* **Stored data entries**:

template<int CV, bool RANGE> __device__ __forceinline__ void
emit_frame (float *out, unsigned int *block_max, const float (&o)[CV][16], long long m, const FramePlace& fp,
            long long n_frames, long long n_blocks, int C, int ch0, int lane)
{
  float max0 = 0.f, max1 = 0.f, pmax0 = 0.f, pmax1 = 0.f;
  const bool whole_m = (m + 1) * 1024 <= n_frames;
  if (fp.own && whole_m && fp.bound >= 1024)
    {
      const long long base = m * 1024;
#pragma unroll
      for (int j = 0; j < 7; j++)
        {
          const long long ls = base + 2 * (lane + 64 * j);
          if (CV == 2)
            *reinterpret_cast<float4 *> (out + ls * 2) = make_float4 (o[0][2 * j], o[CV - 1][2 * j], o[0][2 * j + 1], o[CV - 1][2 * j + 1]);
          else
            {
              float *p = out + ls * C + ch0;
              p[0] = o[0][2 * j];
// ... 1283 lines not shown
  const bool stereo = a.n_channels == 2 && stereo_aligned;
  const bool stage = stereo && lds_floats > 0 && span <= 4096 && (long long) RS_TILE * a.step + a.np < (1LL << 31);
  const int in_span = stage ? int (span) : 0;
  const size_t lds_bytes = size_t ((lds_floats + 1) & ~1) * sizeof (float) + size_t (in_span) * sizeof (float2);
  if (one && stereo)
    hipLaunchKernelGGL (resample_slice_kernel<2>, grid, dim3 (256), lds_bytes, st, a, *one, lds_floats, in_span, tiles_per_wg);
  else if (one)
    hipLaunchKernelGGL (resample_slice_kernel<0>, grid, dim3 (256), lds_bytes, st, a, *one, lds_floats, in_span, tiles_per_wg);
  else if (stereo)
    hipLaunchKernelGGL ((resample_slices_kernel<2, In>), grid, dim3 (256), lds_bytes, st, a, slices_dev, lds_floats, in_span, tiles_per_wg);
  else
    hipLaunchKernelGGL ((resample_slices_kernel<0, In>), grid, dim3 (256), lds_bytes, st, a, slices_dev, lds_floats, in_span, tiles_per_wg);
  return hipGetLastError();
}
hipError_t
launch_resample_slices (hipStream_t st, const ResampleArgs& a, const ResampleSlice *slices_dev, int n_slices, long long max_n_out, bool stereo_aligned)
{
  return launch_resample_slices_any (st, a, slices_dev, nullptr, n_slices, max_n_out, stereo_aligned);
}
hipError_t
launch_resample_slices_s16 (hipStream_t st, const ResampleArgs& a, const ResampleSlice *slices_dev, int n_slices, long long max_n_out, bool stereo_aligned)
{
  return launch_resample_slices_any<PcmS16> (st, a, slices_dev, nullptr, n_slices, max_n_out, stereo_aligned);
}
hipError_t
launch_resample_slice (hipStream_t st, const ResampleArgs& a, const ResampleSlice& slice)
{
  if (slice.n_in < 0 || slice.in0 < 0 || slice.out0 < 0)
    return hipErrorInvalidValue;
  const bool aligned = (reinterpret_cast<uintptr_t> (slice.in) & 7) == 0 && (reinterpret_cast<uintptr_t> (slice.out) & 7) == 0;
  return launch_resample_slices_any (st, a, nullptr, &slice, 1, slice.n_out, aligned);
}

bool
resample_span_takes_phase (const ResampleArgs& a, const ResampleSlice& s)
{
  const bool aligned = (reinterpret_cast<uintptr_t> (s.in) & 7) == 0 && (reinterpret_cast<uintptr_t> (s.out) & 7) == 0;
  const bool ratio = (a.np == 147 && a.step == 160 && a.hl == 18) || (a.np == 160 && a.step == 147 && a.hl == 16);
  return g_resample_phase && a.n_channels == 2 && aligned && ratio && s.out0 >= 0 && s.out0 % a.np == 0;
}
hipError_t
launch_resample_span (hipStream_t st, ResampleArgs a, ResampleSlice s)
{
  if (s.n_out <= 0)
    return hipSuccess;
  if (!resample_span_takes_phase (a, s))
    return launch_resample_slice (st, a, s);
  if (a.np == 147)
    return launch_resample_phase_span<147, 160, 18> (st, a, s);
  return launch_resample_phase_span<160, 147, 16> (st, a, s);
}

constexpr int MIX_RUN = 2048;

__global__ void __launch_bounds__ (256)
power_sums_kernel (const float *orig, const float *mixed, long long n_values, double *acc)
{
  __shared__ double s_d[4], s_s[4];
  double d2 = 0, s2 = 0;
  for (long long i = (long long) blockIdx.x * 256 + threadIdx.x; i < n_values; i += (long long) gridDim.x * 256)
    {
      const double o = orig[i], d = double (mixed[i]) - o;
      d2 += d * d;
      s2 += o * o;
    }
#pragma unroll
  for (int off = 32; off > 0; off >>= 1)
    {
      d2 += __shfl_xor (d2, off);
      s2 += __shfl_xor (s2, off);
    }
  if ((threadIdx.x & 63) == 0)
    {
      s_d[threadIdx.x >> 6] = d2;
      s_s[threadIdx.x >> 6] = s2;
    }
  __syncthreads();
  if (threadIdx.x == 0)
    {
      atomicAdd (acc, s_d[0] + s_d[1] + s_d[2] + s_d[3]);
      atomicAdd (acc + 1, s_s[0] + s_s[1] + s_s[2] + s_s[3]);
    }
}

hipError_t
launch_power_sums (hipStream_t st, const float *orig, const float *mixed, long long n_values, double *acc)
{
  if (n_values <= 0)
    return hipSuccess;
  const long long blocks = (n_values + 256 * 16 - 1) / (256 * 16);
  hipLaunchKernelGGL (power_sums_kernel, dim3 (unsigned (blocks < 4096 ? blocks : 4096)), dim3 (256), 0, st, orig, mixed, n_values, acc);
  return hipGetLastError();
}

* **Problem**: Please return the lines above exactly, from the first one down to the line with "float max0 = 0.f, max1", and stop after that line.

* **Task result**:
template<int CV, bool RANGE> __device__ __forceinline__ void
emit_frame (float *out, unsigned int *block_max, const float (&o)[CV][16], long long m, const FramePlace& fp,
            long long n_frames, long long n_blocks, int C, int ch0, int lane)
{
  float max0 = 0.f, max1 = 0.f, pmax0 = 0.f, pmax1 = 0.f;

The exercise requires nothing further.